Exercise brief: Lines where the string "cleanb" appears are to be copied from the entries below.

[Available data Boundary: Start]

## Skip masked causal key groups and detect all-ones key masks in attention

Each block now checks at load time whether the key mask holds any zeros, and shares that flag through LDS so an all-ones mask can take the unmasked fast score path. For causal and CLIP variants, it also skips the QK MFMAs, the exp work and half of the PV MFMAs for 16-key groups that lie entirely past the wave's causal limit. Those groups get constant fill scores. The skip is only used when the row max is far enough above the fill value that skipped entries would contribute nothing. The cost is extra branches, a ballot and a barrier-dependent LDS read, plus 16 more bytes of LDS.

```diff
diff --git a/u-llava_amd/csrc/attention.hip b/u-llava_amd/csrc/attention.hip
--- a/u-llava_amd/csrc/attention.hip
+++ b/u-llava_amd/csrc/attention.hip
@@ -77,6 +77,11 @@
     int kend_w = p.Sk;
     if (p.causal) kend_w = min(p.Sk, q0 + wave * 16 + 16 + koff);
     int nkt_w = EXACT ? NT : (q0 + wave * 16 < p.Sq) ? max(1, (kend_w + KT - 1) / KT) : 0;
+    constexpr bool GROUPS = VROW && !EXACT && (FL == FL_LLAMA || FL == FL_CLIP);
+    const int ng_w = nkt_w > 0 ? max(1, (kend_w + 15) >> 4) : 0;
+    constexpr bool MFLAG = FL == FL_LLAMA && !EXACT;
+    char* cleanb = smem + NBUF * TILE + NT * KT;
+    bool mclean = p.key_mask == nullptr;
 
     const elem_t* kbase = p.K + (long)b * p.k_bs + (long)h * p.k_hs;
     const elem_t* vbase = p.Vt + (long)b * p.vt_bs + (long)h * p.vt_hs;
@@ -166,10 +171,28 @@
             const int d = ks * 32 + fg * 8;
             qf[ks] = (qi < p.Sq && d < hd) ? *(const uint4*)(qp + d) : make_uint4(0, 0, 0, 0);
         }
-        for (int j = tid; j < nkt * KT; j += NWV * 64) {
-            unsigned char m = 2;
-            if (j < p.Sk) m = (p.key_mask == nullptr || p.key_mask[(long)b * p.Sk + j] != 0) ? 1 : 0;
-            maskb[j] = m;
+        constexpr int MI = (NT * KT + NWV * 64 - 1) / (NWV * 64);
+        int mw[MI];
+#pragma unroll
+        for (int it = 0; it < MI; ++it) {
+            const int j = tid + it * NWV * 64;
+            mw[it] = (p.key_mask != nullptr && j < nkt * KT && j < p.Sk) ? p.key_mask[(long)b * p.Sk + j] : 1;
+        }
+        bool mzero = false;
+#pragma unroll
+        for (int it = 0; it < MI; ++it) {
+            const int j = tid + it * NWV * 64;
+            if (j < nkt * KT) {
+                const unsigned char m = j < p.Sk ? (mw[it] != 0 ? 1 : 0) : 2;
+                maskb[j] = m;
+                mzero |= m == 0;
+            }
+        }
+        if constexpr (MFLAG) {
+            if (p.key_mask != nullptr) {
+                const bool wclean = __builtin_amdgcn_ballot_w64(mzero) == 0;
+                if (lane == 0) cleanb[wave] = wclean ? 1 : 0;
+            }
         }
     }
     const elem_t* brow = nullptr;
@@ -218,10 +241,18 @@
         if (kt < nkt) {
             if constexpr (!EXACT) stream_step(kt);
             ULL_ATT_ACC(1, stamp_t);
+            if constexpr (MFLAG) {
+                if (kt == 0 && p.key_mask != nullptr) {
+                    bool c = true;
+#pragma unroll
+                    for (int w = 0; w < NWV; ++w) c &= cleanb[w] != 0;
+                    mclean = __builtin_amdgcn_readfirstlane(c) != 0;
+                }
+            }
             if (kt < nkt_w) {
                 const char* tb = smem + (EXACT ? kt : (kt % NBUF)) * TILE;
                 if constexpr (VROW) {
-                    if (p.key_mask == nullptr && kt * KT + KT <= p.Sk && (FL != FL_LLAMA || kt * KT + KT - 1 <= q0 + wave * 16 + koff)) {
+                    if (mclean && kt * KT + KT <= p.Sk && (FL != FL_LLAMA || kt * KT + KT - 1 <= q0 + wave * 16 + koff)) {
 constexpr int ULL_ATTN_CHAINS = 2;
 #pragma unroll
                         for (int n0 = 0; n0 < 4; n0 += ULL_ATTN_CHAINS) {
@@ -244,6 +275,18 @@
                 }
 #pragma unroll
                 for (int ns = 0; ns < 4; ++ns) {
+                    if constexpr (GROUPS) {
+                        if (kt * 4 + ns >= ng_w) {
+                            const int j0 = kt * KT + ns * 16 + fg * 4;
+                            float o[4];
+#pragma unroll
+                            for (int r = 0; r < 4; ++r) o[r] = j0 + r < p.Sk ? ELEM_MIN_F : -INFINITY;
+                            mrow = fmaxf(mrow, o[0]);
+                            sp[kt][ns * 2] = pack2e(o[0], o[1]);
+                            sp[kt][ns * 2 + 1] = pack2e(o[2], o[3]);
+                            continue;
+                        }
+                    }
                     f32x4_t acc = {0.f, 0.f, 0.f, 0.f};
                     const int row = ns * 16 + fr;
 #pragma unroll
@@ -254,7 +297,7 @@
                         }
                     }
                     if constexpr (FL == FL_LLAMA || FL == FL_CLIP) {
-                        if (p.key_mask == nullptr && kt * KT + KT <= p.Sk && (FL != FL_LLAMA || kt * KT + KT - 1 <= q0 + wave * 16 + koff)) {
+                        if (mclean && kt * KT + KT <= p.Sk && (FL != FL_LLAMA || kt * KT + KT - 1 <= q0 + wave * 16 + koff)) {
                             score_quad_clean<FL>(p, acc, sp[kt][ns * 2], sp[kt][ns * 2 + 1], &mrow);
                             continue;
                         }
@@ -274,19 +317,35 @@
         }
     }
 
+    int ng_phase3 = 0;
     {
         float m = rnd(mrow);
         m = fmaxf(m, __shfl_xor(m, 16, 64));
         m = fmaxf(m, __shfl_xor(m, 32, 64));
+        int ng_p = ng_w;
+        if constexpr (GROUPS) {
+            const bool far = m - ELEM_MIN_F > 256.0f && m < INFINITY;
+            if (__builtin_amdgcn_ballot_w64(!far) != 0) ng_p = nkt_w * 4;
+        }
         float sum = 0.f;
 #pragma clang loop unroll(full)
         for (int kt = 0; kt < NT; ++kt)
             if (kt < nkt_w) {
-#pragma unroll
-                for (int i = 0; i < 8; ++i) {
-                    const f32x2_t t = (f32x2_t{pk_lo(sp[kt][i]), pk_hi(sp[kt][i])} - m) * 1.4426950408889634f;
-                    sum += __builtin_amdgcn_exp2f(t.x);
-                    sum += __builtin_amdgcn_exp2f(t.y);
+                if (!GROUPS || kt * 4 + 4 <= ng_p) {
+#pragma unroll
+                    for (int i = 0; i < 8; ++i) {
+                        const f32x2_t t = (f32x2_t{pk_lo(sp[kt][i]), pk_hi(sp[kt][i])} - m) * 1.4426950408889634f;
+                        sum += __builtin_amdgcn_exp2f(t.x);
+                        sum += __builtin_amdgcn_exp2f(t.y);
+                    }
+                } else {
+#pragma unroll
+                    for (int i = 0; i < 8; ++i)
+                        if (kt * 4 + i / 2 < ng_p) {
+                            const f32x2_t t = (f32x2_t{pk_lo(sp[kt][i]), pk_hi(sp[kt][i])} - m) * 1.4426950408889634f;
+                            sum += __builtin_amdgcn_exp2f(t.x);
+                            sum += __builtin_amdgcn_exp2f(t.y);
+                        }
                 }
                 if constexpr (EXACT) __builtin_amdgcn_sched_barrier(0);
             }
@@ -296,14 +355,28 @@
 #pragma clang loop unroll(full)
         for (int kt = 0; kt < NT; ++kt)
             if (kt < nkt_w) {
-#pragma unroll
-                for (int i = 0; i < 8; ++i) {
-                    const f32x2_t t = (f32x2_t{pk_lo(sp[kt][i]), pk_hi(sp[kt][i])} - m) * 1.4426950408889634f;
-                    const f32x2_t e = f32x2_t{__builtin_amdgcn_exp2f(t.x), __builtin_amdgcn_exp2f(t.y)} * inv;
-                    sp[kt][i] = pack2e(e.x, e.y);
+                if (!GROUPS || kt * 4 + 4 <= ng_p) {
+#pragma unroll
+                    for (int i = 0; i < 8; ++i) {
+                        const f32x2_t t = (f32x2_t{pk_lo(sp[kt][i]), pk_hi(sp[kt][i])} - m) * 1.4426950408889634f;
+                        const f32x2_t e = f32x2_t{__builtin_amdgcn_exp2f(t.x), __builtin_amdgcn_exp2f(t.y)} * inv;
+                        sp[kt][i] = pack2e(e.x, e.y);
+                    }
+                } else {
+#pragma unroll
+                    for (int i = 0; i < 8; ++i) {
+                        if (kt * 4 + i / 2 < ng_p) {
+                            const f32x2_t t = (f32x2_t{pk_lo(sp[kt][i]), pk_hi(sp[kt][i])} - m) * 1.4426950408889634f;
+                            const f32x2_t e = f32x2_t{__builtin_amdgcn_exp2f(t.x), __builtin_amdgcn_exp2f(t.y)} * inv;
+                            sp[kt][i] = pack2e(e.x, e.y);
+                        } else {
+                            sp[kt][i] = 0;
+                        }
+                    }
                 }
                 if constexpr (EXACT) __builtin_amdgcn_sched_barrier(0);
             }
+        if constexpr (GROUPS) ng_phase3 = ng_p;
     }
 
     f32x4_t oacc[NDS];
@@ -323,6 +396,9 @@
                     const uint32_t vb = lds_base + (EXACT ? NT + kt : ((nkt + kt) % NBUF)) * TILE + vfo;
 #pragma unroll
                     for (int kk = 0; kk < 2; ++kk) {
+                        if constexpr (GROUPS) {
+                            if (kk == 1 && kt * 4 + 2 >= ng_phase3) continue;
+                        }
                         const uint4 pf = make_uint4(sp[kt][4 * kk], sp[kt][4 * kk + 1], sp[kt][4 * kk + 2], sp[kt][4 * kk + 3]);
 #pragma unroll
                         for (int d0 = 0; d0 < NDS; d0 += 4) {
@@ -1948,7 +2024,7 @@
 template <int HDP, int NT, int FL, int NWV = 8, bool EXACT = false, bool VROW = false>
 int launch_attn(const AttnArgs& a, hipStream_t st) {
     constexpr int TILE = 64 * HDP * 2 > HDP * 128 ? 64 * HDP * 2 : HDP * 128;
-    const int lds = attn_reg_nbuf<HDP, NT, NWV, EXACT, VROW>() * TILE + NT * KT +
+    const int lds = attn_reg_nbuf<HDP, NT, NWV, EXACT, VROW>() * TILE + NT * KT + (FL == FL_LLAMA ? 16 : 0) +
                     (a.rel_h ? NWV * 16 * (((a.rel_mode == 2 ? 2 * (a.KH + a.KW) - 2 : a.KH + a.KW) | 1)) * 2 + 16 : 0);
     if (lds > 160 * 1024) return ULL_ERR_LDS;
     static UllOncePerDevice once;
```

New measurement: 143.8 images/sec (whole job, all GPUs) (median of 6 runs). Within noise of the previous version (+0.1%).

[Available data Boundary: End]

The completed task:
+    char* cleanb = smem + NBUF * TILE + NT * KT;
+                if (lane == 0) cleanb[wave] = wclean ? 1 : 0;
+                    for (int w = 0; w < NWV; ++w) c &= cleanb[w] != 0;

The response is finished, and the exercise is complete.